There is ZERO chance the net obligation is anything like that. Surprised Alpha isn’t clear on that.
it’s still very bad for us.
...just like Ireland.
the Irish people,
were about the MOST debt-free,
in all of Europe.
then the politicians changed the law,
to make the taxpayers liable for the bank’s
derivitive screw-ups.
...the rest is history.
now, the same is happening to us.
>> There is ZERO chance the net obligation is anything like that.
What if the net obligation is only five percent of $75 trillion?
That’s still three trillion seven-hundred-fifty billion dollars of taxpayer exposure. Two full years of Obama-esque deficits.
Is that acceptable?
If you don’t like five percent as the number, then what number do you prefer?
*Whatever* the risk level of this crapola, I should think that BAC shareholders and bondholders ought to be on the hook — not depositors and the taxpayer by way of the FDIC.

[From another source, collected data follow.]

# callmeray/PointMVSNet

Hardware: AMD Instinct MI355X
Metric: depth-maps/sec (DTU 640x512, 3 src views, 2 flow iters) (higher is better)
Workload: dtype f32

## Files before the change

include/pointflow_hip.h:

```cpp
#ifndef POINTFLOW_HIP_H_
#define POINTFLOW_HIP_H_

#include <stdint.h>

#ifdef __cplusplus
extern "C" {
#endif

#define PF_OK 0
#define PF_ERR_INVALID_ARG (-1)
#define PF_ERR_UNSUPPORTED (-2)

#define PF_STATUS_BAD_INDEX 1u

#define PF_MAX_VIEWS 8
#define PF_GEMM_TILE 64

#define PF_CAM_KREF_INV 0
#define PF_CAM_RREF_INV 9
#define PF_CAM_TREF 18
#define PF_CAM_MEAN 21
#define PF_CAM_STD 24
#define PF_CAM_VIEWS 27
#define PF_CAM_VIEW_STRIDE 21
// ... 60 lines not shown
typedef struct pf_bn_job {
  const double* partials;
  int32_t T, pcols, col0, C;
  double count, unbias_n;
  const float* gamma;
  const float* beta;
  float* running_mean;
  float* running_var;
  float momentum, eps;
  int32_t G, groups_per_stat;
  float* scale;
  float* shift;
  int32_t ld_affine;
  int32_t rows4;
} pf_bn_job;
int pf_bn_finalize_jobs_f32(const pf_bn_job* jobs, int njobs, void* stream);


int pf_pointwise_gemm_f32(const float* X, int x_point_major, int64_t ldx, const float* Wt, float* Y,
                          int64_t ldy, int G, int Ng, int K, int Nc, int Nc_store, const float* in_scale,
                          const float* in_shift, const pf_bn_job* in_bn, int groups_per_stat, double* col_partials,
                          void* stream);

int pf_edge_stats_f32(const float* LE, int64_t ldle, int C, const int64_t* idx, int k, int G, int Ng,
                      double* partials, const uint8_t* codes, int lat_ks, int lat_h, int lat_w, void* stream);


int pf_edge_apply_f32(const float* LE, int64_t ldle, int C, const int64_t* idx, int k, int G, int Ng,
                      const float* scale, const float* shift, int ld_affine, int groups_per_stat,
                      int concat, float* Y, int64_t ldy, const uint8_t* codes, int lat_ks, int lat_h, int lat_w,
                      void* stream);

int pf_edge_backward_reduce_f32(const float* LE, int64_t ldle, int C, const int64_t* idx, int k, int G, int Ng,
                                const float* grad_y, int64_t ldg, const float* scale, const float* shift,
                                const float* mean, const float* invstd, int ld_affine, int groups_per_stat,
                                int concat, double* partials, void* stream);
int pf_edge_backward_apply_f32(const float* LE, int64_t ldle, int C, const int64_t* idx, int k, int G, int Ng,
                               const float* grad_y, int64_t ldg, const float* scale, const float* shift,
                               const float* mean, const float* invstd, const float* c1, const float* c2,
                               int ld_affine, int groups_per_stat, int concat, float* grad_le,
                               const uint32_t* inv_order, const uint32_t* inv_start, void* stream);

int pf_edge_backward_sums_f32(const float* LE, int64_t ldle, int C, const int64_t* idx, int k, int G, int Ng,
                              const float* grad_y, int64_t ldg, const float* scale, const float* shift,
                              const float* mean, const float* invstd, int ld_affine, int groups_per_stat, int concat,
                              double* partials, float* grad_le, float* grad_acc, int64_t ld_acc, int plane,
                              void* stream);
int pf_edge_backward_finish_f32(const float* LE, int64_t ldle, int C, int k, int G, int Ng, const float* grad_y,
                                int64_t ldg, const float* scale, const float* shift, const float* mean,
                                const float* invstd, const float* c1, const float* c2, int ld_affine,
                                int groups_per_stat, int concat, float* grad_le, const uint32_t* inv_order,
                                const uint32_t* inv_start, int plane, void* stream);

int pf_edge_backward_coeffs_f32(const double* partials, int G, int T, int cbn, int C, int concat, int groups_per_stat,
// ... 234 lines not shown
```

pointmvsnet_amd/_lib.py:

```python
import ctypes
import os

import torch

_HERE = os.path.dirname(os.path.abspath(__file__))
LIB_PATH = os.environ.get("PF_LIB_PATH") or os.path.join(_HERE, "libpointflow_hip.so")

_vp, _i, _i64, _f, _d = ctypes.c_void_p, ctypes.c_int, ctypes.c_int64, ctypes.c_float, ctypes.c_double



class BnJob(ctypes.Structure):
    _fields_ = [("partials", _vp), ("T", ctypes.c_int32), ("pcols", ctypes.c_int32), ("col0", ctypes.c_int32),
                ("C", ctypes.c_int32), ("count", _d), ("unbias_n", _d), ("gamma", _vp), ("beta", _vp),
                ("running_mean", _vp), ("running_var", _vp), ("momentum", _f), ("eps", _f),
                ("G", ctypes.c_int32), ("groups_per_stat", ctypes.c_int32), ("scale", _vp), ("shift", _vp),
                ("ld_affine", ctypes.c_int32), ("rows4", ctypes.c_int32)]
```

Why? During the housing boom, trades were leveraged 100 to one in many cases, all based on the assumption that the boom would continue. When it crashed, those leveraged assets set off a chain reaction which amounted to the financial equivalent of an atom bomb. A huge percentage of the trades were done by computers, and this reckless orgy went on for years with no regulations or oversight. The true extent of the losses is yet to be known, but I've heard that the total debt worldwide is more than 1.5 quadrillion.